I'll take my 2,000 points and redeem for a day round trip on the *Heartland Flyer *to FTW for lunch and a couple beers at the Flying Saucer Cafe


----------



## Rail Freak (Jun 29, 2009)

What is a "Carbon Offset"?

RF


----------



## chuljin (Jun 29, 2009)

the_traveler said:


> It looks that redemption is just for the carbon offset - just like you redeem for upgrade certs or CA passes, I'd rather redeem 1,000 points to take a train/bus from SAC to LAX!


I'd rather redeem 1,500 to take PS BC from OSD to GDL. But I'd rather redeem 2,000 points to save the planet than 6,500 to take PS BC from OSD to GDL, which is the error forced upon me over the weekend, and about which AGR neither care nor are attempting to do anything.


----------



## Ispolkom (Jun 29, 2009)

chuljin said:


> the_traveler said:
> 
> 
> > It looks that redemption is just for the carbon offset - just like you redeem for upgrade certs or CA passes, I'd rather redeem 1,000 points to take a train/bus from SAC to LAX!
> ...


Heck, if I were concerned about carbon offsets, I'd charge a donation to Carbonfund.org on the AGR card, thereby getting points, and a tax deduction. Much more of a win-win. But I'm so sorry about the 6500 points. *Choke* I'm... so sorry.


----------



## jackal (Jun 29, 2009)

the_traveler said:


> It looks that redemption is just for the carbon offset - just like you redeem for upgrade certs or CA passes, I'd rather redeem 1,000 points to take a train/bus from SAC to LAX!


You earth-hater, you!
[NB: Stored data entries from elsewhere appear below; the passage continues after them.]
__global__ __launch_bounds__(1024)
void k_fast_compact(const FastRegion* __restrict__ regions, FastRegionList inl, int n_inline, int segs_x,
                    const unsigned long long* __restrict__ masks, const uint8_t* __restrict__ scores, int max_rh, int max_rw,
                    uint32_t* __restrict__ out, int cap, int* __restrict__ counts)
{
    LVK_TRACKER_PRIORITY();
    const int r = blockIdx.x;
    const FastRegion rg = n_inline ? inl.r[r] : regions[r];
    if (!rg.active) { if (threadIdx.x == 0) counts[r] = 0; return; }
    const int rsegs = (rg.w + TW - 1) / TW;
    const int nseg = rg.h * rsegs;
    __shared__ int s_wave[16];
    __shared__ int s_base;
    if (threadIdx.x == 0) s_base = 0;
    __syncthreads();
    const int lane = threadIdx.x & 63, wave = threadIdx.x >> 6;
    for (int chunk = 0; chunk < nseg; chunk += 1024)
    {
        const int seg = chunk + threadIdx.x;
        int ly = 0, sg = 0;
        unsigned long long m = 0;
        if (seg < nseg)
        {
            ly = seg / rsegs; sg = seg - ly * rsegs;
            m = masks[((long)r * max_rh + ly) * segs_x + sg];
        }
        const int cnt = __popcll(m);
        int incl = cnt;
#pragma unroll
        for (int o = 1; o < 64; o <<= 1) { const int t = __shfl_up(incl, o); if (lane >= o) incl += t; }
        if (lane == 63) s_wave[wave] = incl;
        __syncthreads();
        int wave_off = 0;
        for (int w = 0; w < wave; w++) wave_off += s_wave[w];
        int pos = s_base + wave_off + incl - cnt;
        while (m)
        {
            const int bit = __ffsll((long long)m) - 1;
            m &= m - 1;
            const int lx = sg * TW + bit;
            if (pos < cap)
                out[(long)r * cap + pos] = (uint32_t)lx | ((uint32_t)ly << 12) | ((uint32_t)scores[((long)r * max_rh + ly) * max_rw + lx] << 24);
            pos++;
        }
        __syncthreads();
        if (threadIdx.x == 1023) s_base = s_base + wave_off + incl;
        __syncthreads();
    }
    if (threadIdx.x == 0) counts[r] = s_base;
}


struct FastInsertArgs
{
    const uint8_t* bucket;
    uint32_t* first; unsigned long long* best;
    int* region_count;
    int capacity, small_grid, n_held, min_samples; float uniformity, homography_threshold;
    int nkeys;
    float2* pts;
    uint32_t* new_kp;
    int* result;
    int* d_n; int* d_full;
    int* counts;
    uint32_t occ[128];
    int occ_bucket[16];
};

constexpr int INS_NT = 1024, INS_MAX_CELLS = 4096, INS_CPT = INS_MAX_CELLS / INS_NT, INS_MAX_KEYS = 1 << 18;

__host__ __device__ inline size_t ins_lds_bytes(int nkeys) { const size_t words = ((size_t)nkeys + 31) / 32; return words * 4 + ((words + 1) & ~(size_t)1) * 2; }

You're just out to destroy the planet and have no concern for her health!

(Actually, isn't _taking_ the train green enough? I mean, I'm already helping the environment by forgoing my car and taking the train...what more do they want?!)



Rail Freak said:


> What is a "Carbon Offset"?RF


It's a worthless way to "help" the environment by paying money to supposedly plant trees or something in exchange for the carbon dioxide you generate in your travels.

http://en.wikipedia.org/wiki/Carbon_offset


----------



## the_traveler (Jun 29, 2009)

jackal said:


> the_traveler said:
> 
> 
> > It looks that redemption is just for the carbon offset - just like you redeem for upgrade certs or CA passes, I'd rather redeem 1,000 points to take a train/bus from SAC to LAX!
> ...


I'm not an earth-hater! During my 7-10 day train trips, I don't even use a car. Sometimes not that much at my destination either! Than I get on the train for another 7-10 days! 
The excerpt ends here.